I disagree with Love on many other issues, but that's my prerogative. And hers. That disagreement, however, in no way condones the kind of repugnant invective hurled at her and Dave in the online comments by my ideological comrades. Among the less vile exchanges were these two:

"The Doc must be wrangling for federal funds or a job … Come on, Doc, what's your angle?… her 'climate' award is nothing but a phony pat on her back by a bunch of pathetic lap dogs."

And:

"The minute she walks into the Oval Office and tells Donald Trump that he's a horses a** for his climate denial dementia, I will be glad to send her a thank you note," followed by a grossly worded suggestion (since deleted by The Tribune) that President Trump would only ask Love to perform an oral sex act, while another said the president would assume she had come to empty the wastebaskets.

And these are the people with whom I probably agree on the issue of climate change. Think about those who disagree and read vitriol like this. Actually, I did see a bumper sticker today: Liberals Suck.

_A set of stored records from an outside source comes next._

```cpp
int launch_rope(float* qk, const float* freqs, int B, int64_t batch_stride, int RT, float sign, hipStream_t s) {
  const int64_t total = (int64_t)B * 4 * 8 * RT;
  if (total == 0) return 0;
  hipLaunchKernelGGL(k_rope, dim3(cdiv(total, 256)), dim3(256), 0, s, qk, batch_stride, (float*)nullptr, (int64_t)0, freqs, RT, sign, total);
  DQ_LAUNCH_CHECK();
  return 0;
}
int launch_rope2(float* q, int64_t q_bs, float* k, int64_t k_bs, const float* freqs, int B, int RT, float sign, hipStream_t s) {
  const int64_t total = (int64_t)B * 4 * 8 * RT;
  if (total == 0) return 0;
  hipLaunchKernelGGL(k_rope, dim3(cdiv(total, 256), 2), dim3(256), 0, s, q, q_bs, k, k_bs, freqs, RT, sign, total);
  DQ_LAUNCH_CHECK();
  return 0;
}

template <bool FAST = true>
__device__ __forceinline__ f32x16 tile_ch_rows(const float* __restrict__ src, int RT, int p0, int col, int half, float mul) {
  f32x16 t;
  if (FAST && p0 + 32 <= RT) {
    const unsigned voff = (unsigned)(p0 + col + 4 * half * RT) * 4u;
#pragma unroll
    for (int r = 0; r < 16; ++r) {
      const float v = *reinterpret_cast<const float*>(reinterpret_cast<const char*>(src + (size_t)((r & 3) + 8 * (r >> 2)) * RT) + voff);
      t[r] = mul == 1.f ? v : v * mul;
    }
    return t;
  }
  const int p = p0 + col;
  const bool ok = p < RT;
  const float* s0 = src + (ok ? p : RT - 1);
  const float m = ok ? mul : 0.f;
#pragma unroll
  for (int r = 0; r < 16; ++r) t[r] = s0[(int64_t)rmap(r, half) * RT] * m;
  return t;
}
__device__ __forceinline__ f32x16 tile_pos_rows(const float* __restrict__ src, int RT, int p0, int col, int half, float mul) {
  f32x16 t;
  const float* row = src + (int64_t)col * RT;
  if ((RT & 3) == 0 && p0 + 32 <= RT) {
#pragma unroll
    for (int q4 = 0; q4 < 4; ++q4) {
      const float4 v = *reinterpret_cast<const float4*>(row + p0 + 8 * q4 + 4 * half);
      if (mul == 1.f) { t[4 * q4 + 0] = v.x; t[4 * q4 + 1] = v.y; t[4 * q4 + 2] = v.z; t[4 * q4 + 3] = v.w; }
      else { t[4 * q4 + 0] = v.x * mul; t[4 * q4 + 1] = v.y * mul; t[4 * q4 + 2] = v.z * mul; t[4 * q4 + 3] = v.w * mul; }
    }
  } else {
#pragma unroll
    for (int r = 0; r < 16; ++r) {
      const int p = p0 + rmap(r, half);
      t[r] = row[p < RT ? p : RT - 1] * (p < RT ? mul : 0.f);
    }
  }
  return t;
}
__device__ __forceinline__ f32x16 rows_scalar(const float* __restrict__ v, int RT, int p0, int half, float fill) {
  f32x16 t;
#pragma unroll
  for (int r = 0; r < 16; ++r) {
    const int p = p0 + rmap(r, half);
    const float x = v[p < RT ? p : RT - 1];
    t[r] = p < RT ? x : fill;
  }
  return t;
}

__global__ void __launch_bounds__(64) k_attn_fwd(const float* __restrict__ q, int64_t q_bs, const float* __restrict__ k, int64_t k_bs,
                                                 const float* __restrict__ v, int64_t v_bs, float* __restrict__ o,
                                                 float* __restrict__ lse, int RT) {
  const int lane = threadIdx.x & 63, col = lane & 31, half = lane >> 5;
  const int bh = blockIdx.y, b = bh >> 2, h = bh & 3;
  const int i0 = blockIdx.x * 32, i = i0 + col;
  const float* qb = q + b * q_bs + (int64_t)h * 32 * RT;
  const float* kb = k + b * k_bs + (int64_t)h * 32 * RT;
  const float* vb = v + b * v_bs + (int64_t)h * 32 * RT;
  const f32x16 Qt = tile_ch_rows<false>(qb, RT, i0, col, half, ATT_SCALE);
  f32x16 Oa = {0};
  float m = -INFINITY, l = 0.f;
  const int jlast = (RT - 1) / 32 * 32;
  auto kblk = [&](int j) { return min(j, jlast); };
  f32x16 Kn = tile_ch_rows<false>(kb, RT, kblk(0), col, half, 1.f);
  f32x16 Vn = tile_pos_rows(vb, RT, kblk(0), col, half, 1.f);
  for (int j0 = 0; j0 < RT; j0 += 32) {
    const f32x16 Kt = Kn, Vx = Vn;
    Kn = tile_ch_rows<false>(kb, RT, kblk(j0 + 32), col, half, 1.f);
    Vn = tile_pos_rows(vb, RT, kblk(j0 + 32), col, half, 1.f);
    f32x16 St = xty(Kt, Qt, f32x16{0});
    float mx = -INFINITY;
#pragma unroll
    for (int r = 0; r < 16; ++r) {
      if (j0 + rmap(r, half) >= RT) St[r] = -INFINITY;
      mx = fmaxf(mx, St[r]);
    }
    mx = fmaxf(mx, swap_half(mx));
    const float mn = fmaxf(m, mx);
    const float al = __builtin_amdgcn_exp2f((m - mn) * LOG2E);
    float ls = 0.f;
#pragma unroll
    for (int r = 0; r < 16; ++r) {
      St[r] = __builtin_amdgcn_exp2f((St[r] - mn) * LOG2E);
      ls += St[r];
    }
    ls += swap_half(ls);
    l = fmaf(l, al, ls);
    m = mn;
#pragma unroll
    for (int r = 0; r < 16; ++r) Oa[r] *= al;
    Oa = xty(Vx, St, Oa);
  }
  if (i < RT) {
    const float rl = 1.0f / l;
    float* ob = o + (int64_t)b * 128 * RT + (int64_t)h * 32 * RT;
#pragma unroll
    for (int r = 0; r < 16; ++r) ob[(int64_t)rmap(r, half) * RT + i] = Oa[r] * rl;
    if (lse && half == 0) lse[(int64_t)bh * RT + i] = m + __logf(l);
  }
}

int launch_attn_fwd(const float* q, int64_t q_bs, const float* k, int64_t k_bs, const float* v, int64_t v_bs, float* o, float* lse,
                    int B, int RT, hipStream_t s) {
  if (B == 0 || RT == 0) return 0;
  hipLaunchKernelGGL(k_attn_fwd, dim3(cdiv(RT, 32), B * 4), dim3(64), 0, s, q, q_bs, k, k_bs, v, v_bs, o, lse, RT);
  DQ_LAUNCH_CHECK();
  return 0;
}

__global__ void __launch_bounds__(64) k_attn_bwd_q(const float* __restrict__ q, int64_t q_bs, const float* __restrict__ k,
                                                   int64_t k_bs, const float* __restrict__ v, int64_t v_bs,
                                                   const float* __restrict__ o, const float* __restrict__ d_o,
                                                   const float* __restrict__ lse, float* __restrict__ delta,
                                                   float* __restrict__ dq, int64_t dq_bs, int RT) {
  const int lane = threadIdx.x & 63, col = lane & 31, half = lane >> 5;
  const int bh = blockIdx.y, b = bh >> 2, h = bh & 3;
  const int i0 = blockIdx.x * 32, i = i0 + col;
  const float* qb = q + b * q_bs + (int64_t)h * 32 * RT;
  const float* kb = k + b * k_bs + (int64_t)h * 32 * RT;
  const float* vb = v + b * v_bs + (int64_t)h * 32 * RT;
  const float* ob = o + (int64_t)b * 128 * RT + (int64_t)h * 32 * RT;
  const float* dob = d_o + (int64_t)b * 128 * RT + (int64_t)h * 32 * RT;
  const int jlast = (RT - 1) / 32 * 32;
  auto kblk = [&](int j) { return min(j, jlast); };
  f32x16 Kn = tile_ch_rows(kb, RT, kblk(0), col, half, 1.f);
  f32x16 Vn = tile_ch_rows(vb, RT, kblk(0), col, half, 1.f);
  f32x16 Xn = tile_pos_rows(kb, RT, kblk(0), col, half, 1.f);
  const f32x16 Qt = tile_ch_rows(qb, RT, i0, col, half, ATT_SCALE);
  const f32x16 dOt = tile_ch_rows(dob, RT, i0, col, half, 1.f);
  float dl = 0.f;
  {
    const f32x16 Ot = tile_ch_rows(ob, RT, i0, col, half, 1.f);
#pragma unroll
    for (int r = 0; r < 16; ++r) dl = fmaf(dOt[r], Ot[r], dl);
    dl += swap_half(dl);
  }
  const float ls = i < RT ? lse[(int64_t)bh * RT + i] : INFINITY;
  f32x16 dQa = {0};
  for (int j0 = 0; j0 < RT; j0 += 32) {
    const f32x16 Kt = Kn, Vt = Vn, Kx = Xn;
    Kn = tile_ch_rows(kb, RT, kblk(j0 + 32), col, half, 1.f);
    Vn = tile_ch_rows(vb, RT, kblk(j0 + 32), col, half, 1.f);
    Xn = tile_pos_rows(kb, RT, kblk(j0 + 32), col, half, 1.f);
    f32x16 St = xty(Kt, Qt, f32x16{0});
    const f32x16 dPt = xty(Vt, dOt, f32x16{0});
#pragma unroll
    for (int r = 0; r < 16; ++r) {
      const float p = (j0 + rmap(r, half) < RT) ? __builtin_amdgcn_exp2f((St[r] - ls) * LOG2E) : 0.f;
      St[r] = p * (dPt[r] - dl);
    }
    dQa = xty(Kx, St, dQa);
  }
  if (i < RT) {
    float* dqb = dq + b * dq_bs + (int64_t)h * 32 * RT;
#pragma unroll
    for (int r = 0; r < 16; ++r) dqb[(int64_t)rmap(r, half) * RT + i] = dQa[r] * ATT_SCALE;
    if (half == 0) delta[(int64_t)bh * RT + i] = dl;
  }
}

__global__ void __launch_bounds__(256, 2) k_attn_bwd_kv(const float* __restrict__ q, int64_t q_bs, const float* __restrict__ k,
                                                     int64_t k_bs, const float* __restrict__ v, int64_t v_bs,
                                                     const float* __restrict__ d_o, const float* __restrict__ lse,
                                                     const float* __restrict__ delta, float* __restrict__ dk, int64_t dk_bs,
                                                     float* __restrict__ dv, int64_t dv_bs, int RT) {
  const int lane = threadIdx.x & 63, col = lane & 31, half = lane >> 5;
  const int wv = __builtin_amdgcn_readfirstlane(threadIdx.x >> 6);
  const int bh = blockIdx.y, b = bh >> 2, h = bh & 3;
  const int j0 = blockIdx.x * 32, j = j0 + col;
  const float* qb = q + b * q_bs + (int64_t)h * 32 * RT;
  const float* kb = k + b * k_bs + (int64_t)h * 32 * RT;
  const float* vb = v + b * v_bs + (int64_t)h * 32 * RT;
  const float* dob = d_o + (int64_t)b * 128 * RT + (int64_t)h * 32 * RT;
  const float* lsb = lse + (int64_t)bh * RT;
  const float* dlb = delta + (int64_t)bh * RT;
  const int ilast = (RT - 1) / 32 * 32;
  f32x16 Qn = tile_ch_rows(qb, RT, min(wv * 32, ilast), col, half, ATT_SCALE), dOn = tile_ch_rows(dob, RT, min(wv * 32, ilast), col, half, 1.f);
  const f32x16 Kt = tile_ch_rows(kb, RT, j0, col, half, 1.f);
  const f32x16 Vt = tile_ch_rows(vb, RT, j0, col, half, 1.f);
  f32x16 dKa = {0}, dVa = {0};
  __shared__ float ttiles[4][32 * 33];
  __shared__ float acc_lds[3][2][16][64];
  float* ttile = ttiles[wv];
  for (int i0 = wv * 32; i0 < RT; i0 += 128) {
    const f32x16 Qt = Qn, dOt = dOn;
    const f32x16 lsr = rows_scalar(lsb, RT, i0, half, INFINITY);
    const f32x16 dlr = rows_scalar(dlb, RT, i0, half, 0.f);
    Qn = tile_ch_rows(qb, RT, min(i0 + 128, ilast), col, half, ATT_SCALE);
    dOn = tile_ch_rows(dob, RT, min(i0 + 128, ilast), col, half, 1.f);
    f32x16 S = xty(Qt, Kt, f32x16{0});
#pragma unroll
    for (int r = 0; r < 16; ++r) S[r] = __builtin_amdgcn_exp2f((S[r] - lsr[r]) * LOG2E);
    {
      const f32x16 dOx = transpose_tile(dOt, ttile, col, half);
      dVa = xty(dOx, S, dVa);
    }
    __builtin_amdgcn_sched_barrier(0);
    f32x16 dP = xty(dOt, Vt, f32x16{0});
#pragma unroll
    for (int r = 0; r < 16; ++r) dP[r] = S[r] * (dP[r] - dlr[r]);
    {
      const f32x16 Qx = transpose_tile(Qt, ttile, col, half);
      dKa = xty(Qx, dP, dKa);
    }
  }
  if (wv > 0) {
#pragma unroll
    for (int r = 0; r < 16; ++r) { acc_lds[wv - 1][0][r][lane] = dKa[r]; acc_lds[wv - 1][1][r][lane] = dVa[r]; }
  }
  __syncthreads();
  if (wv == 0 && j < RT) {
    float* dkb = dk + b * dk_bs + (int64_t)h * 32 * RT;
    float* dvb = dv + b * dv_bs + (int64_t)h * 32 * RT;
#pragma unroll
    for (int r = 0; r < 16; ++r) {
      const float sk = ((dKa[r] + acc_lds[0][0][r][lane]) + acc_lds[1][0][r][lane]) + acc_lds[2][0][r][lane];
      const float sv = ((dVa[r] + acc_lds[0][1][r][lane]) + acc_lds[1][1][r][lane]) + acc_lds[2][1][r][lane];
      dkb[(int64_t)rmap(r, half) * RT + j] = sk;
      dvb[(int64_t)rmap(r, half) * RT + j] = sv;
    }
  }
}

int launch_attn_bwd(const float* q, int64_t q_bs, const float* k, int64_t k_bs, const float* v, int64_t v_bs, const float* o,
                    const float* d_o, const float* lse, float* delta, float* dq, int64_t dq_bs, float* dk, int64_t dk_bs, float* dv,
                    int64_t dv_bs, int B, int RT, hipStream_t s) {
  if (B == 0 || RT == 0) return 0;
  dim3 grid(cdiv(RT, 32), B * 4);
  hipLaunchKernelGGL(k_attn_bwd_q, grid, dim3(64), 0, s, q, q_bs, k, k_bs, v, v_bs, o, d_o, lse, delta, dq, dq_bs, RT);
  DQ_LAUNCH_CHECK();
  hipLaunchKernelGGL(k_attn_bwd_kv, grid, dim3(256), 0, s, q, q_bs, k, k_bs, v, v_bs, d_o, lse, delta, dk, dk_bs, dv, dv_bs, RT);
  DQ_LAUNCH_CHECK();
  return 0;
}

}
```

### diffusion-deconvolution-dia-msms-data_amd/csrc/k_linattn.hip

```cpp
#include "dq_common.h"
#include "dq_kernels.h"
#include "dq_mfma.h"
#include "dq_probe.h"
#include <algorithm>
#include <cstdlib>
#include <string>

namespace dq {

typedef float f32x4 __attribute__((ext_vector_type(4)));
__device__ __forceinline__ f32x16 mfma32(float a, float b, f32x16 c) { return __builtin_amdgcn_mfma_f32_32x32x2f32(a, b, c, 0, 0, 0); }
__device__ __forceinline__ f32x4 mfma4f(float a, float b, f32x4 c) { return __builtin_amdgcn_mfma_f32_4x4x1f32(a, b, c, 0, 0, 0); }
__device__ __forceinline__ constexpr int rowmap(int r, int half) { return (r & 3) + 8 * (r >> 2) + 4 * half; }
__device__ __forceinline__ float swap32(float v) { return swap_half(v); }
__device__ __forceinline__ void wave_fence() {
  __builtin_amdgcn_fence(__ATOMIC_ACQ_REL, "wavefront");
  __builtin_amdgcn_wave_barrier();
}

typedef __bf16 bf16x8 __attribute__((ext_vector_type(8)));
typedef unsigned int u32x4 __attribute__((ext_vector_type(4)));
__host__ __device__ __forceinline__ constexpr int la_nu(int C) { return (3 * (C / 2) + 3) / 4; }
__device__ __forceinline__ bf16x8 as_bf16x8(u32x4 v) { union { u32x4 u; bf16x8 b; } c; c.u = v; return c.b; }
__device__ __forceinline__ void la_split_x(float v, unsigned& d0, unsigned& d1, unsigned& d2) {
  const unsigned vb = __float_as_uint(v);
  const float r = v - __uint_as_float(vb & 0xffff0000u);
  const unsigned rb = __float_as_uint(r);
  const float l = r - __uint_as_float(rb & 0xffff0000u);
  d0 = __builtin_amdgcn_perm(vb, vb, 0x07060706u);
  d1 = __builtin_amdgcn_perm(rb, rb, 0x07060706u);
  d2 = __builtin_amdgcn_perm(__float_as_uint(l), vb, 0x07060302u);
}
__device__ __forceinline__ unsigned la_bf16_image_dword(const float* __restrict__ w_qkv, int C, int o, int half, int u, int e) {
  const int dw = 4 * u + e, j = dw / 3, t = dw % 3;
  if (j >= C / 2) return 0u;
  const float w = w_qkv[o * C + la_chan(C, j, half)] * 1.4426950408889634f;
  const unsigned hb = __float_as_uint(w) & 0xffff0000u;
  const float r = w - __uint_as_float(hb);
  const unsigned mb = __float_as_uint(r) & 0xffff0000u;
  const unsigned lb = __float_as_uint(r - __uint_as_float(mb));
  return t < 2 ? ((hb >> 16) | mb) : ((lb >> 16) | hb);
}
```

Is there really any surprise that a deeply troubled James Hodgkinson went on a rampage at the practice for the congressional baseball game and shot Rep. Steve Scalise? The real wonder is that this doesn't happen every day, though in the future I fear it will.

It appears Americans, on both the right and left, have learned nothing from that shooting about the connection between hateful speech and violent action. Yes, there was a 24-hour ceasefire with much hand wringing. Now, after the obligatory platitudes we're back to our daily routine of character assassination.

If we want to encourage Love to do more to craft meaningful climate legislation, rather than insult and condemn with revolting language, why not say, "Thanks for taking a step in the right direction?" Is there harm in that? Is that not macho enough to impress your friends? Would it not be better to try to heal wounds, to be the adult in the room, to be the first to say "enough," to painstakingly attempt to forge consensus, instead of burning everyone with whom we disagree at the stake? Is it not possible to turn a ceasefire into a truce into a lasting peace?

Democrats and Republicans are today's reincarnation of the Montagues and Capulets. Do we want America's offspring, democracy and liberty, to share the same fate as theirs?

It is our choice whether to allow civil blood to make civil hands unclean, but we don't have to be Shakespeare to say it civilly.

Gerald Elias is an author and musician living in Salt Lake City, and is a volunteer for Citizens Climate Lobby.